# Motor mount plate thickness



## Woodsmith (Jun 5, 2008)

If it fits with the 25mm MDF then you could replicate that exactly in 25mm aluminium.

Would that work for you to fabricate that way?
It would be the simplest.


----------



## Mad Professor (Dec 18, 2010)

I always try and do mock fits, or parts, before making the final part.

And MDF sheets a very cheap compaired to a sheet or selection of aluminium.

I have loads more room then I thought I was going to have.

Making the plate is no problem, I can make it as thin or fat as I like. 

I just wanted to see what thickness pepole would recommend, as the motor would be hanging from the plate / gearbox.


----------



## Woodsmith (Jun 5, 2008)

The motor would have support from the engine mount at that end and so it shouldn't really be fully cantilevered from the bellhousing.

25mm should be plenty strong enough. I was using a 19mm plate when I was working on my MR2 project.

Are you able to get perfect alignment for the coupler with the single plate?

If not then you could use two plates, one on the bell housing and one on the motor.
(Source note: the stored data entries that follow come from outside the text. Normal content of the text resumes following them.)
struct FqCold {
    const float *c1, *c2, *stats_in, *mean_in;
    float *mean_out;
    bf16_t *att;
    long stats_stride;
    int K, N;
    const char *pf_ptr;
    long pf_tile_bytes;
    int n_wg;
};
template <int SPW, bool NT>
__global__ __launch_bounds__(512) void dec_xattn_fq_kernel(const bf16_t *__restrict__ Wq, const bf16_t *__restrict__ xb,
                                                           const bf16_t *__restrict__ kc, const bf16_t *__restrict__ vc,
                                                           const int *__restrict__ live_rows, unsigned packA ,
                                                           unsigned packB , int K, FqCold cold) {
    constexpr int NS = 8, U = 4;
    extern __shared__ __attribute__((aligned(16))) char smem[];
    const int H = (int)(packA & 0xffu), B = (int)(packA >> 8);
    const int T_stride = (int)(packB & 0xffffu), n_keys = (int)(packB >> 16);
    const int tid = threadIdx.x, lane = tid & 63, wave = tid >> 6;
    const int rg = lane >> 3, e8 = lane & 7;
    if ((int)blockIdx.x >= cold.n_wg) {
        l2_warm_tile(cold.pf_ptr, cold.pf_tile_bytes, (int)blockIdx.x - cold.n_wg, 512);
        return;
    }
    const int per = (H * B + 7) >> 3;
    const int pidx = ((int)blockIdx.x >> 3) + per * ((int)blockIdx.x & 7);
    if (((int)blockIdx.x >> 3) >= per || pidx >= H * B) return;
    const int h = pidx / B, bi = pidx % B;
    int n_live = B;
    if (live_rows) n_live = live_rows[WM_DEC_MAXB];
    int b = bi;
    if (live_rows) b = live_rows[bi];
    const int NP = (K >> 5) / SPW;
    const int blk = b >> 4, bl = b & 15;
    float *red = (float *)smem;
    float *stbase = red + NP * 4 * 256;
    float *q_lds = stbase + 4 * 32;
    u32x4 wf[4][SPW], af[SPW];
    if (wave < NP) {
#pragma unroll
        for (int t = 0; t < 4; ++t) {
            const bf16_t *wp = Wq + (((long)(h * 4 + t) * (K >> 5) + (long)wave * SPW) * 64 + lane) * 8;
#pragma unroll
            for (int u = 0; u < SPW; ++u) wf[t][u] = *(const u32x4 *)(wp + u * 512);
        }
        const bf16_t *ap = xb + (((long)blk * (K >> 5) + (long)wave * SPW) * 64 + lane) * 8;
#pragma unroll
        for (int u = 0; u < SPW; ++u) af[u] = *(const u32x4 *)(ap + u * 512);
    }
    DecGemvDev p = {};
    p.B = B; p.N = cold.N; p.K = K; p.c1 = cold.c1; p.c2 = cold.c2; p.stats_in = cold.stats_in;
    p.stats_stride = cold.stats_stride; p.mean_in = cold.mean_in; p.mean_out = cold.mean_out;
    p.out_f32 = nullptr; p.ts.rng = nullptr;
    GemvUnitOps<DE_Q, true> ops;
    const int my_tile = h * 4 + (wave & 3);
    if (wave < 4) gemv_unit_load<DE_Q, true>(p, ops, my_tile, blk * 16, lane, 0, 4, true);
    const int stream = wave;
    const int bh = b * H + h;
    const bf16_t *kb = kc + (long)bh * T_stride * 64 + e8 * 8;
    const bf16_t *vb = vc + (long)bh * T_stride * 64 + e8 * 8;
    auto load_block = [&](int r0, u32x4 (&kv)[U], u32x4 (&vv)[U]) {
        attn_load_block<NS, U, NT>(kb, vb, r0, stream, rg, n_keys - 1, n_keys - 1, kv, vv);
    };
    u32x4 kv0[U], vv0[U];
    load_block(0, kv0, vv0);
    if (bi >= n_live) return;
    if (wave < NP) {
#pragma unroll
        for (int t = 0; t < 4; ++t) {
            f32x4 a4 = {0.f, 0.f, 0.f, 0.f};
#pragma unroll
            for (int u = 0; u < SPW; ++u)
                a4 = __builtin_amdgcn_mfma_f32_16x16x32_bf16(__builtin_bit_cast(bf16x8, af[u]), __builtin_bit_cast(bf16x8, wf[t][u]), a4, 0, 0, 0);
            *(f32x4 *)(red + ((wave * 4 + t) * 64 + lane) * 4) = a4;
        }
    }
    if (wave < 4) gemv_unit_stats<DE_Q, true>(p, ops, stbase + wave * 32, lane, my_tile, blk * 16);
    __syncthreads();
    if (wave < 4) {
        f32x4 sum = *(const f32x4 *)(red + ((0 * 4 + wave) * 64 + lane) * 4);
        for (int w = 1; w < NP; ++w) sum += *(const f32x4 *)(red + ((w * 4 + wave) * 64 + lane) * 4);
        const float2 ms = *(const float2 *)(stbase + wave * 32 + bl * 2);
        const int kq = lane >> 4, nrow = lane & 15;
        float v = 0.f;
#pragma unroll
        for (int r = 0; r < 4; ++r)
            if (kq * 4 + r == bl) v = __fmaf_rn(ms.x, sum[r], __fmaf_rn(ms.y, ops.c1v, ops.c2v));
        if (kq == (bl >> 2)) q_lds[wave * 16 + nrow] = v;
    }
    __syncthreads();
    float qe[8];
#pragma unroll
    for (int i = 0; i < 8; ++i) qe[i] = q_lds[e8 * 8 + i] * 0.125f;
    float m_run = -1e30f, l_run = 0.f;
    float oa[8] = {0, 0, 0, 0, 0, 0, 0, 0};
    auto process_block = [&](int r0, const u32x4 (&kv)[U], const u32x4 (&vv)[U]) {
        attn_block<NS, U, false>(qe, r0, stream, rg, n_keys, kv, vv, m_run, l_run, oa);
    };
    process_block(0, kv0, vv0);
    for (int r0 = NS * 8 * U; r0 < n_keys; r0 += NS * 8 * U) {
        u32x4 kv[U], vv[U];
        load_block(r0, kv, vv);
        attn_block_fence<U>(kv, vv);
        process_block(r0, kv, vv);
    }
    attn_stream_reduce(l_run, oa);
    float *wm_ = red, *wl_ = red + NS, *wo_ = red + 2 * NS;
    __syncthreads();
    if (rg == 0) {
#pragma unroll
        for (int i = 0; i < 8; ++i) wo_[wave * 64 + e8 * 8 + i] = oa[i];
        if (e8 == 0) {
            wm_[wave] = m_run;
            wl_[wave] = l_run;
        }
    }
    __syncthreads();
    if (tid < 64)
        cold.att[wm_tiled_offset((size_t)b, (size_t)(h * 64 + tid), (size_t)(H * 64))] = f2bf(attn_merge<NS>(wm_, wl_, wo_, 64, tid));
}

template <int NS>
__global__ __launch_bounds__(64) void dec_attn_combine_kernel(const float *__restrict__ part, int H, int d,
                                                              bf16_t *__restrict__ att) {
    __shared__ float wm_[NS], wl_[NS];
    const int bh = blockIdx.x, b = bh / H, h = bh % H, e = threadIdx.x;
    const float *pp = part + (long)bh * NS * 66;
    float oo[NS], mm[NS], ll[NS];
#pragma unroll
    for (int w = 0; w < NS; ++w) oo[w] = pp[2 + w * 66 + e];
    if (e < NS) {
        wm_[e] = pp[e * 66];
        wl_[e] = pp[e * 66 + 1];
    }
    __syncthreads();
#pragma unroll
    for (int w = 0; w < NS; ++w) {
        mm[w] = wm_[w];
        ll[w] = wl_[w];
    }
    att[wm_tiled_offset((size_t)b, (size_t)(h * 64 + e), (size_t)d)] = f2bf(attn_merge_core<NS>(mm, ll, oo));
}

__global__ __launch_bounds__(1024) void argmax_embed_kernel(const unsigned long long *__restrict__ tilemax,
                                                             int n_tiles, int B, int *__restrict__ seq,
                                                             int *__restrict__ pos_ptr, int n_prompt,
                                                             int *__restrict__ result, int arg_first,
                                                             const bf16_t *__restrict__ emb,
                                                             const float *__restrict__ pemb, int d, int n_ctx,
                                                             float *__restrict__ x, bf16_t *__restrict__ xb,
                                                             float *__restrict__ stats_out, WmTsDev ts,
                                                             int *__restrict__ arrive, int fallback_tok,
                                                             float *__restrict__ mean_buf, WmStopDev stop, int rpw) {
    __shared__ int tok_s[16];
    __shared__ int is_last_s;
    const int lane = threadIdx.x & 63, wave = threadIdx.x >> 6;
    const int pos_raw = *(pos_ptr ? pos_ptr : (const int *)tilemax);
    int pos = 0;
    const int bw = blockIdx.x * rpw;
    __shared__ unsigned long long part_s[16][16];
    const int nrows = B - bw < rpw ? B - bw : rpw;
    const int hpr = (16 - nrows) / nrows;
    const int P = 1 + hpr;
    int my_row = -1, my_pi = 0;
    if (wave < nrows) { my_row = wave; }
    else if (wave - nrows < hpr * nrows) { my_row = (wave - nrows) % nrows; my_pi = 1 + (wave - nrows) / nrows; }
    if (my_row >= 0) {
        const unsigned long long *row = tilemax + (long)(bw + my_row) * n_tiles;
        const int chunk = (n_tiles + P - 1) / P, t_lo = my_pi * chunk, t_hi = t_lo + chunk < n_tiles ? t_lo + chunk : n_tiles;
        unsigned long long key = 0ull;
        for (int t0 = t_lo + lane; t0 < t_hi; t0 += 64 * 8) {
            unsigned long long k[8];
#pragma unroll
            for (int u = 0; u < 8; ++u) {
                const int t = t0 + 64 * u;
                k[u] = row[t < t_hi ? t : t0];
            }
#pragma unroll
            for (int u = 0; u < 8; ++u) key = k[u] > key ? k[u] : key;
        }
#pragma unroll
        for (int o = 32; o > 0; o >>= 1) {
            const unsigned long long ok = __shfl_xor(key, o);
            key = ok > key ? ok : key;
        }
        if (lane == 0) part_s[my_row][my_pi] = key;
    }
    __syncthreads();
    for (int b = bw + wave; b < B && b < bw + nrows; b += 16) {
        unsigned long long key = lane < P ? part_s[wave][lane] : 0ull;
        {
            int pv = pos_raw;
            asm volatile("" : "+s"(pv) : "v"((unsigned)key));
            pos = pos_ptr ? pv : 0;
        }
#pragma unroll
        for (int o = 8; o > 0; o >>= 1) {
            const unsigned long long ok = __shfl_xor(key, o);
            key = ok > key ? ok : key;
        }
        key = __shfl(key, 0);
        if (ts.rng) {
            const int t_first = ts.ts_begin >> 4;
            unsigned long long kts = 0ull;
            float M = -1e30f;
            for (int t = t_first + lane; t < n_tiles; t += 64) {
                const unsigned long long k2 = ts.key_ts[(long)b * n_tiles + t];
                kts = k2 > kts ? k2 : kts;
                M = fmaxf(M, ts.lse[((long)b * n_tiles + t) * 2]);
            }
#pragma unroll
            for (int o = 32; o > 0; o >>= 1) {
                const unsigned long long ok = __shfl_xor(kts, o);
                kts = ok > kts ? ok : kts;
                M = fmaxf(M, __shfl_xor(M, o));
            }
            float S = 0.f;
            for (int t = t_first + lane; t < n_tiles; t += 64) {
                const float2 ms = *(const float2 *)(ts.lse + ((long)b * n_tiles + t) * 2);
                S += ms.y * __expf(ms.x - M);
            }
#pragma unroll
            for (int o = 32; o > 0; o >>= 1) S += __shfl_xor(S, o);
            unsigned u = (unsigned)(key >> 32);
            u = (u & 0x80000000u) ? (u & 0x7fffffffu) : ~u;
            const float text_best = key ? __uint_as_float(u) : -1e30f;
            const float lse = S > 0.f ? M + __logf(S) : -1e30f;
            if (kts != 0ull && (key == 0ull || lse > text_best)) key = kts;
            else key = kts > key ? kts : key;
        }
        if (lane == 0) {
            int tok = key ? (int)(0xFFFFFFFFu - (unsigned)(key & 0xFFFFFFFFull)) : fallback_tok;
            if (stop.done && pos + 1 >= n_prompt) {
                const int gi = pos + 1 - n_prompt;
                if (stop.done[b]) {
                    tok = stop.pad_tok;
                } else if ((stop.eot >= 0 && tok == stop.eot) || (stop.budget && gi + 1 >= stop.budget[b])) {
                    stop.done[b] = 1;
                }
            }
            if (ts.rng && pos + 1 >= n_prompt) {
                int *hs = ts.hist + b * 4;
                const int n_s = hs[0] + 1;
                const bool prev_ts = hs[0] < 1 || hs[1] != 0;
                const bool last_ts = tok >= ts.ts_begin;
                const int last_val = last_ts ? tok : hs[3];
                hs[0] = n_s; hs[2] = hs[1]; hs[1] = last_ts ? 1 : 0; hs[3] = last_val;
                int text_lo = 0, text_hi = ts.ts_begin, ts_lo = ts.ts_begin, ts_hi = ts.n_vocab;
                if (last_ts) {
                    if (prev_ts) ts_hi = ts_lo;
                    else text_lo = ts.eot;
                }
                if (last_val >= 0) {
                    const int floor_ts = (last_ts && !prev_ts) ? last_val : last_val + 1;
                    ts_lo = floor_ts > ts_lo ? floor_ts : ts_lo;
                }
                *(int4 *)(ts.rng + b * 4) = make_int4(text_lo, text_hi, ts_lo, ts_hi);
            }
            int nxt = tok;
            if (seq) {
                if (pos + 1 >= n_prompt) seq[(pos + 1) * B + b] = tok;
                else nxt = seq[(pos + 1) * B + b];
            }
            tok_s[b - bw] = nxt;
            if (result) result[b] = tok - arg_first;
        }
    }
    __syncthreads();
    {
        int pv = pos_raw;
        asm volatile("" : "+s"(pv));
        pos = pos_ptr ? pv : 0;
    }
    if (x && pos + 1 < n_ctx) {
        for (int b = bw + wave; b < B && b < bw + nrows; b += 16) {
            const long tok = tok_s[b - bw];
            float s1 = 0.f, s2 = 0.f;
            constexpr int EV = 8;
            float ev[EV];
#pragma unroll
            for (int i = 0; i < EV; ++i) {
                const int j = lane + 64 * i;
                ev[i] = 0.f;
                if (j < d) {
                    const float v = bf2f(emb[wm_tiled_offset((size_t)tok, (size_t)j, (size_t)d)]) + pemb[(long)(pos + 1) * d + j];
                    x[(long)b * d + j] = v;
                    ev[i] = v;
                    s1 += v;
                    s2 += v * v;
                }
            }
            for (int j = lane + 64 * EV; j < d; j += 64) {
                const float v = bf2f(emb[wm_tiled_offset((size_t)tok, (size_t)j, (size_t)d)]) + pemb[(long)(pos + 1) * d + j];
                x[(long)b * d + j] = v;
                s1 += v;
                s2 += v * v;
            }
#pragma unroll
            for (int o = 32; o > 0; o >>= 1) {
                s1 += __shfl_xor(s1, o);
                s2 += __shfl_xor(s2, o);
            }
            {
                const float mean = s1 / (float)d;
#pragma unroll
                for (int i = 0; i < EV; ++i) {
                    const int j = lane + 64 * i;
                    if (j < d) xb[wm_tiled_offset((size_t)b, (size_t)j, (size_t)d)] = f2bf(ev[i] - mean);
                }
                for (int j = lane + 64 * EV; j < d; j += 64)
                    xb[wm_tiled_offset((size_t)b, (size_t)j, (size_t)d)] = f2bf(x[(long)b * d + j] - mean);
                if (lane == 0 && mean_buf) mean_buf[b] = mean;
            }
            if (stats_out) {
                float *blk = stats_out + (long)(b >> 4) * (2 * d) + (b & 15) * 2;
                for (int pt = 1 + lane; pt < d / 16; pt += 64) *(float2 *)(blk + pt * 32) = make_float2(0.f, 0.f);
                if (lane == 0) *(float2 *)blk = make_float2(s1, s2);
            }
        }
    }
    __syncthreads();
    if (!stop.done) {
        if (threadIdx.x == 0 && pos_ptr) {
            if (gridDim.x == 1) {
                *pos_ptr = pos + 1;
            } else if (atomicAdd(arrive, 1) == (int)gridDim.x - 1) {
                *arrive = 0;
                *pos_ptr = pos + 1;
            }
        }
        return;
    }
    if (threadIdx.x == 0) {
        int last = 1;
        if (gridDim.x > 1) {
            __threadfence();
            last = atomicAdd(arrive, 1) == (int)gridDim.x - 1;
            if (last) {
                *arrive = 0;
                __threadfence();
            }
        }
        is_last_s = last;
    }
    __syncthreads();
    if (is_last_s && wave == 0) {
        int n = 0;
        for (int b0 = 0; b0 < B; b0 += 64) {
            const int b = b0 + lane;
            const bool live = b < B && __hip_atomic_load(stop.done + (b < B ? b : 0), __ATOMIC_RELAXED, __HIP_MEMORY_SCOPE_AGENT) == 0;
            const unsigned long long m = __ballot(live);
            if (live) stop.live_rows[n + __popcll(m & ((1ull << lane) - 1ull))] = b;
            n += __popcll(m);
        }
        if (lane == 0) {
            *stop.n_live = n;
            if (pos_ptr) *pos_ptr = pos + 1;
        }
    }
}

With the assembly vertical, motor on top, the motor could then be moved around, running at 12v, until it is running smooth and quiet before the plates are bolted together.

The main thing with the thickness of the plate is the 'magic number', the distance from the face of the bellhousing to the clutch face of the flywheel, to ensure the clutch is in the right place to operate properly.
changing the thickness of the adapter plate changes the magic number.

Usually where and how you mount the flywheel to the motor shaft is dependent on the thickness of the adapter plate you are using. Likewise if you need awkward coupling parts to get the flywheel on the shaft then the adapter plate may need to be thicker to allow space for it all to fit in there.

Not sure if you have got that far yet.


----------



## Mad Professor (Dec 18, 2010)

I am not sure if I am going to use a clutch / flywheel, or just connect the motor to the input shaft.

This is something I am going to have to look into some more.


----------



## Woodsmith (Jun 5, 2008)

You will still need to have the coupler to hand anyway to determine if the adapter needs to be any different in thickness. Or, see what thickness of Aluminium plate you can get cheaply and then see if you can get your coupler to fit the space remaining. 

Your MDF plate looks good and will be a great template. You should be able to test run with that at 12v to check everything is good.

I have run two motors with a plywood and an MDF drive end cap, without bearings, for testing.


----------